Problem description:
Write out the line with "if ((E & E_GELU)" and each line after it to the end of the material, exactly as they appear and with nothing else.
※ ※ ※
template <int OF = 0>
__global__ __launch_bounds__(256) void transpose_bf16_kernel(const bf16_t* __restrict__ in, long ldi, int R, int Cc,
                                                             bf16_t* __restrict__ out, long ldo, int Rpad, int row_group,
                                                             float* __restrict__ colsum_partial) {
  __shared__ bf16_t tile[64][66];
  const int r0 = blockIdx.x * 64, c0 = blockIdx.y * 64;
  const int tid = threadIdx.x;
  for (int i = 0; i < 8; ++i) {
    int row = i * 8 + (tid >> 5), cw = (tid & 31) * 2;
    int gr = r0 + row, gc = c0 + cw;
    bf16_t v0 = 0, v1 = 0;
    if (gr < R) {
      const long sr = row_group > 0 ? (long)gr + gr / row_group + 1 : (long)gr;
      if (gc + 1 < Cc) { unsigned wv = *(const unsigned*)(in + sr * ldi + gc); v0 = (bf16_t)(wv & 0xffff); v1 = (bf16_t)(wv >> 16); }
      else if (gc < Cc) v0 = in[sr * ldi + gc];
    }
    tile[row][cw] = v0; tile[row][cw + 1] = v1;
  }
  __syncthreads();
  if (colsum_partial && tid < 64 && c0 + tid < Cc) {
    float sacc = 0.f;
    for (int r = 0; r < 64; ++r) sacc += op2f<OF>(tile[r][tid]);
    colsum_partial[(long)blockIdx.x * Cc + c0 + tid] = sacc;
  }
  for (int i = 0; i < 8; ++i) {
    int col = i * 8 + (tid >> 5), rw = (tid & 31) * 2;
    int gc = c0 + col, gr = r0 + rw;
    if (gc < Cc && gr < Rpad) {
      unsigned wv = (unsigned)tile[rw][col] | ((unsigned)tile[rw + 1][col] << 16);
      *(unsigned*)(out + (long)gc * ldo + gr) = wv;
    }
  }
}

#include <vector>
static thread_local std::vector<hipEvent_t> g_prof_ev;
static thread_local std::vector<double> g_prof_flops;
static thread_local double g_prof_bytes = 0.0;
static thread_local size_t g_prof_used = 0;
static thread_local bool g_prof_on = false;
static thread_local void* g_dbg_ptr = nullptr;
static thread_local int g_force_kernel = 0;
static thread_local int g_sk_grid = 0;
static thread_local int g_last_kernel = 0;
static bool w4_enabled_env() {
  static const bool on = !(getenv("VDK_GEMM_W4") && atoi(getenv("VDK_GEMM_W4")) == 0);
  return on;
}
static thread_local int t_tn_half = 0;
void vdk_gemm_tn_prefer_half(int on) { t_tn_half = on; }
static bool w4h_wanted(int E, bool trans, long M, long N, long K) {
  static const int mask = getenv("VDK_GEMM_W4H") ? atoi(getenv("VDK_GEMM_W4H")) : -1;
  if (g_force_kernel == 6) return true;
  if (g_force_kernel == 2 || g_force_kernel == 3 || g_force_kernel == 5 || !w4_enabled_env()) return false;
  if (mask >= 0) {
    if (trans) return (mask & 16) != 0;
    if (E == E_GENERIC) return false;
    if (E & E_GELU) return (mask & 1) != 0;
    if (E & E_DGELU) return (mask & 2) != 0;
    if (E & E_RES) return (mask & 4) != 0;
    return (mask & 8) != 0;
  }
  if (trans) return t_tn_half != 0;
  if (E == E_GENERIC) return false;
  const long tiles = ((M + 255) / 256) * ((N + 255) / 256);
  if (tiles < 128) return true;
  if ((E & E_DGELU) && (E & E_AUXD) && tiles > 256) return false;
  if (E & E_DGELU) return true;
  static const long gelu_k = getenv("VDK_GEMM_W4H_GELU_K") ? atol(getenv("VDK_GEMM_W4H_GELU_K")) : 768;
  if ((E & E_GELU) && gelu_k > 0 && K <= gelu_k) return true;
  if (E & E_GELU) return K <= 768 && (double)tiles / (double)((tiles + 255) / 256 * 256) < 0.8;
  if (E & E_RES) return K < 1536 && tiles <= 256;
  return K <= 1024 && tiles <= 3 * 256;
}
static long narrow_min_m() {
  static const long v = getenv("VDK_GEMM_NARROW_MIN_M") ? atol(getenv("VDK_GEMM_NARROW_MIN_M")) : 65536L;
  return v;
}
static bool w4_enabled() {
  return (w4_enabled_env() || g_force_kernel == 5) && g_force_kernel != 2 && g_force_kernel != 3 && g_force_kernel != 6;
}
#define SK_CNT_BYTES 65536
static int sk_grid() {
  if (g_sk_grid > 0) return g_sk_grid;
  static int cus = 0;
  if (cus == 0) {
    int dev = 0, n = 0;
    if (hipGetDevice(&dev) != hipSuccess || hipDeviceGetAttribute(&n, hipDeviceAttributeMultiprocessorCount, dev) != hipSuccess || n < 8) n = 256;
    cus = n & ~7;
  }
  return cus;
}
※ ※ ※
Solution to this problem:
  if ((E & E_GELU) && gelu_k > 0 && K <= gelu_k) return true;
  if (E & E_GELU) return K <= 768 && (double)tiles / (double)((tiles + 255) / 256 * 256) < 0.8;
  if (E & E_RES) return K < 1536 && tiles <= 256;
  return K <= 1024 && tiles <= 3 * 256;
}
static long narrow_min_m() {
  static const long v = getenv("VDK_GEMM_NARROW_MIN_M") ? atol(getenv("VDK_GEMM_NARROW_MIN_M")) : 65536L;
  return v;
}
static bool w4_enabled() {
  return (w4_enabled_env() || g_force_kernel == 5) && g_force_kernel != 2 && g_force_kernel != 3 && g_force_kernel != 6;
}
#define SK_CNT_BYTES 65536
static int sk_grid() {
  if (g_sk_grid > 0) return g_sk_grid;
  static int cus = 0;
  if (cus == 0) {
    int dev = 0, n = 0;
    if (hipGetDevice(&dev) != hipSuccess || hipDeviceGetAttribute(&n, hipDeviceAttributeMultiprocessorCount, dev) != hipSuccess || n < 8) n = 256;
    cus = n & ~7;
  }
  return cus;
}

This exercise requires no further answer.